A rotation robust shape transformer for cartoon character recognition

Qi Jia, Xinyu Chen, Yi Wang, Xin Fan, Haibin Ling, Longin Jan Latecki

Published: 01 Jan 2024, Last Modified: 20 Jul 2025Vis. Comput. 2024EveryoneRevisionsBibTeXCC BY-SA 4.0

Abstract: Recognizing cartoon characters accurately is important for animators to design and create cartoon scenarios by utilizing existing cartoon materials. Current deep learning approaches are sensitive to image rotation and heavily rely on rich textures that rarely exist in cartoon figures. In order to address this problem, the focus of our work is on the distinct nature of shapes, which mostly encodes the geometric structure of contours, rendering more discriminative and robust features than textures. We propose a rotation robust shape transformer for cartoon character recognition. As the filters in deep learning hardly detect discriminative gradient information in cartoon figures, we leverage multi-scale shape context (SC) to obtain the geometry of contour sampling points other than differences in gray level.
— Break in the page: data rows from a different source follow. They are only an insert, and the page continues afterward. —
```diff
@@ -316,12 +324,15 @@
 static QueryWs carve_query(Carver &c, int64_t N, int prior) {
     QueryWs w{};
     if (prior == ICON_PRIOR_ICON) {
+        const int64_t nw = (N + 31) / 32;
         w.sdf_ws = c.take<char>(sdf_ws_bytes(N));
         w.rec = c.take<float>((size_t)N * 8);
-        w.krank = c.take<int32_t>((size_t)N);
+        w.flag = c.take<uint8_t>((size_t)N);
+        w.bits = c.take<unsigned>(2 * (size_t)nw);
+        w.wprefix = c.take<int32_t>((size_t)nw);
         w.signs = c.take<int8_t>((size_t)N);
         w.d_K = c.take<int64_t>(1);
-        w.scan_ws = c.take<char>(scan_ws_bytes(N));
+        w.scan_ws = c.take<char>(scan_ws_bytes(nw));
     } else {
         w.xyz4 = c.take<float4>((size_t)N);
     }
@@ -386,17 +397,20 @@
         q.feats = smpl_feats;
         MeshView m = mesh_view(mesh_ws, V, F);
         float4 *xyz4 = nullptr;
-        int rc = run_sdf(points, stride_c, stride_n, N, h_calib, m, w.rec, nullptr, w.sdf_ws, &xyz4, stream);
+        const int64_t nw = (N + 31) / 32;
+        const OutlierFlags of{cm ? w.flag : nullptr, sdf_clip};
+        int rc = run_sdf(points, stride_c, stride_n, N, h_calib, m, w.rec, nullptr, of, w.sdf_ws, &xyz4, stream);
         if (rc) return rc;
         if (cm) {
-            unsigned nb = (unsigned)((N + 255) / 256);
-            k_outlier_flag<<<nb, 256, 0, stream>>>(w.rec, N, sdf_clip, w.krank);
+            unsigned *out_bits = w.bits, *pos_bits = w.bits + nw;
+            const unsigned nb = (unsigned)((nw + 7) / 8);
+            k_outlier_pack<<<nb, 256, 0, stream>>>(w.flag, N, nw, out_bits, pos_bits, w.wprefix);
             ICON_LAUNCHED();
-            rc = scan_exclusive_i32(w.krank, w.krank, N, w.d_K, w.scan_ws, stream);
+            rc = scan_exclusive_i32(w.wprefix, w.wprefix, nw, w.d_K, w.scan_ws, stream);
             if (rc) return rc;
-            k_outlier_signs<<<nb, 256, 0, stream>>>(w.rec, N, sdf_clip, w.krank, w.signs);
+            k_outlier_signs<<<nb, 256, 0, stream>>>(out_bits, pos_bits, nw, w.wprefix, w.signs);
             ICON_LAUNCHED();
-            q.krank = w.krank; q.signs = w.signs; q.d_K = w.d_K;
+            q.out_bits = out_bits; q.wprefix = w.wprefix; q.signs = w.signs; q.d_K = w.d_K;
         }
         q.xyz4 = xyz4; q.rec = w.rec;
         profile_mark(3, stream);
diff --git a/icon_b200/csrc/mlp_tc.cu b/icon_b200/csrc/mlp_tc.cu
--- a/icon_b200/csrc/mlp_tc.cu
+++ b/icon_b200/csrc/mlp_tc.cu
@@ -86,7 +86,7 @@
                 if (q.feats & ICON_FEAT_CMAP) {
                     float cx = r0.y, cy = r0.z, cz = r0.w;
                     if (outlier) {
-                        const long long K = *q.d_K, k3 = 3ll * (long long)q.krank[pi];
+                        const long long K = *q.d_K, k3 = 3ll * outlier_rank(q, pi);
                         cx = (float)q.signs[k3 % K];
                         cy = (float)q.signs[(k3 + 1) % K];
                         cz = (float)q.signs[(k3 + 2) % K];
diff --git a/icon_b200/csrc/query_common.cuh b/icon_b200/csrc/query_common.cuh
--- a/icon_b200/csrc/query_common.cuh
+++ b/icon_b200/csrc/query_common.cuh
@@ -6,7 +6,8 @@
 struct QueryParams {
     const float4 *xyz4;
     const float *rec;
-    const int32_t *krank;
+    const unsigned *out_bits;
+    const int32_t *wprefix;
     const int8_t *signs;
     const int64_t *d_K;
     int feats;
@@ -21,6 +22,10 @@
     float *out;
     int64_t N;
 };
+
+__device__ __forceinline__ long long outlier_rank(const QueryParams &q, int64_t pi) {
+    return (long long)q.wprefix[pi >> 5] + __popc(q.out_bits[pi >> 5] & ((1u << (pi & 31)) - 1u));
+}
 
 __device__ __forceinline__ float lrelu(float x) { return x > 0.f ? x : 0.01f * x; }
 
diff --git a/icon_b200/csrc/sdf.cu b/icon_b200/csrc/sdf.cu
--- a/icon_b200/csrc/sdf.cu
+++ b/icon_b200/csrc/sdf.cu
@@ -26,7 +26,7 @@
     return o;
 }
 
-__device__ __forceinline__ void emit_record(V3 p, int bi, float best, int hits, const MeshView &m,
+__device__ __forceinline__ float emit_record(V3 p, int bi, float best, int hits, const MeshView &m,
                                             float *__restrict__ rec, int32_t *__restrict__ face,
                                             int64_t idx) {
     Tri t = load_tri(m.tri + 3 * (size_t)bi);
@@ -57,6 +57,7 @@
     r[0] = make_float4(sdf, cx, cy, cz);
     r[1] = make_float4(nx, ny, nz, vis);
     if (face) face[idx] = bi;
+    return sdf;
 }
 
 constexpr int SW_T = 128;
@@ -154,7 +155,7 @@
 template <int PPW, bool BRICK>
 __device__ __forceinline__ void sdf_warp(int64_t wid, SdfSmem<PPW, BRICK> &S, const float4 *__restrict__ xyz4,
                                          const int32_t *__restrict__ perm, int64_t N, const MeshView &m,
-                                         float *__restrict__ rec, int32_t *__restrict__ face,
+                                         float *__restrict__ rec, int32_t *__restrict__ face, const OutlierFlags &of,
                                          int32_t *__restrict__ defer, int32_t *__restrict__ ndefer) {
     constexpr int REP = 32 / PPW;
     const int lane = threadIdx.x & 31;
@@ -262,7 +263,10 @@
     WCLK(t_ray0);
     t_ray = t_ray0;
 #endif
-    if (live && rep_id == 0) emit_record(p, nf.bi, nf.best, hits, m, rec, face, idx);
+    if (live && rep_id == 0) {
+        const float sdf = emit_record(p, nf.bi, nf.best, hits, m, rec, face, idx);
+        if (of.flag) of.flag[idx] = fabsf(sdf) >= of.clip ? (sdf > 0.f ? 3 : 1) : 0;
+    }
 #ifdef ICON_SDF_STATS
     WCLK(t_end);
     if (BRICK && st_brick >= 0) {
@@ -303,15 +307,15 @@
 template <int PPW, bool BRICK>
 __global__ void __launch_bounds__(SW_T, PPW == 32 ? 8 : 0) k_sdf_warp(const float4 *__restrict__ xyz4, const int32_t *__restrict__ perm,
                                                    int64_t N, MeshView m, float *__restrict__ rec,
-                                                   int32_t *__restrict__ face, int32_t *__restrict__ defer,
-                                                   int32_t *__restrict__ ndefer) {
+                                                   int32_t *__restrict__ face, OutlierFlags of,
+                                                   int32_t *__restrict__ defer, int32_t *__restrict__ ndefer) {
     static_assert(!BRICK || PPW == 32, "brick lists serve dense lattices: 32 points per warp");
     extern __shared__ __align__(16) unsigned char smem_raw[];
     SdfSmem<PPW, BRICK> &S = reinterpret_cast<SdfSmem<PPW, BRICK> *>(smem_raw)[threadIdx.x >> 5];
     const bool listed = !BRICK && defer != nullptr;
     const int64_t nw = listed ? (int64_t)*ndefer : (N + PPW - 1) / PPW;
     for (int64_t i = (int64_t)blockIdx.x * (SW_T / 32) + (threadIdx.x >> 5); i < nw; i += (int64_t)gridDim.x * (SW_T / 32))
-        sdf_warp<PPW, BRICK>(listed ? (int64_t)defer[i] : i, S, xyz4, perm, N, m, rec, face, defer, ndefer);
+        sdf_warp<PPW, BRICK>(listed ? (int64_t)defer[i] : i, S, xyz4, perm, N, m, rec, face, of, defer, ndefer);
 }
 
 __global__ void k_brick_centres(MeshView m) {
@@ -516,7 +520,7 @@
     k_brick_centres<<<NBRICK / 256, 256, 0, stream>>>(m);
     ICON_LAUNCHED();
     k_sdf_warp<1, false><<<NBRICK / (SW_T / 32), SW_T, sdf_smem_bytes<1, false>(), stream>>>(
-        m.bxyz, m.bperm, NBRICK, m, m.brec, m.bface, nullptr, nullptr);
+        m.bxyz, m.bperm, NBRICK, m, m.brec, m.bface, OutlierFlags{}, nullptr, nullptr);
     ICON_LAUNCHED();
     k_brick_faces<false><<<NBRICK, 128, 0, stream>>>(m, fcap);
     ICON_LAUNCHED();
@@ -544,7 +548,7 @@
 }
 
 int run_sdf(const float *points, int64_t sc, int64_t sn, int64_t N, const float *h_calib,
-            const MeshView &m, float *rec, int32_t *face, void *ws, float4 **xyz4_out,
+            const MeshView &m, float *rec, int32_t *face, const OutlierFlags &of, void *ws, float4 **xyz4_out,
             cudaStream_t stream) {
     Carver c(ws);
     SdfWs w = carve_sdf(c, N);
@@ -574,7 +578,7 @@
     const int64_t nwarps = (N + ppw - 1) / ppw;
     const unsigned nblk_w = (unsigned)((nwarps + wpb - 1) / wpb);
 #define ICON_SDF_LAUNCH(P) k_sdf_warp<P, false><<<nblk_w, SW_T, sdf_smem_bytes<P, false>(), stream>>>( \
-        w.xyz4, w.perm, N, m, rec, face, nullptr, nullptr)
+        w.xyz4, w.perm, N, m, rec, face, of, nullptr, nullptr)
     if (ppw == 32 && g_sdf_bricks) {
         bool build;
         {
@@ -589,11 +593,11 @@
         }
         ICON_CUDA(cudaMemsetAsync(w.ndefer, 0, sizeof(int32_t), stream));
         k_sdf_warp<32, true><<<nblk_w, SW_T, sdf_smem_bytes<32, true>(), stream>>>(
-            w.xyz4, w.perm, N, m, rec, face, w.defer, w.ndefer);
+            w.xyz4, w.perm, N, m, rec, face, of, w.defer, w.ndefer);
         ICON_LAUNCHED();
         const unsigned nblk_d = (unsigned)std::min<int64_t>(nblk_w, (int64_t)device_sm_count() * 16);
         k_sdf_warp<32, false><<<nblk_d, SW_T, sdf_smem_bytes<32, false>(), stream>>>(
-            w.xyz4, w.perm, N, m, rec, face, w.defer, w.ndefer);
+            w.xyz4, w.perm, N, m, rec, face, of, w.defer, w.ndefer);
     } else {
         switch (ppw) {
             case 32: ICON_SDF_LAUNCH(32); break;
@@ -691,7 +695,7 @@
         return ICON_ENOSPC;
     }
     MeshView m = mesh_view(mesh_ws, V, F);
-    return run_sdf(points, stride_c, stride_n, N, h_calib, m, rec, face, ws, nullptr, stream);
+    return run_sdf(points, stride_c, stride_n, N, h_calib, m, rec, face, OutlierFlags{}, ws, nullptr, stream);
 }
 
 extern "C" int icon_sdf_bruteforce(const float *points, int64_t stride_c, int64_t stride_n, int64_t N,
```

Further, we propose a rotation-invariant positional encoding to depict the geometric relations of local shape features. The contributions of the different scales of SC templates are learned by attention-based transformer encoder. The obtained network is able to learn shape information effectively from cartoon contours only. The simplistic design attains surprisingly nearly 100% recognition accuracy, which beats both handcrafted and deep learning methods on the proposed challenging Cartoon dataset and traditional datasets. In particular, we gain 86.19% recognition accuracy on rotation test set, rendering an overwhelming superiority of 58.30 percentage higher than the state-of-the-art methods. Moreover, we develop an online cartoon character recognition application for animation scenarios.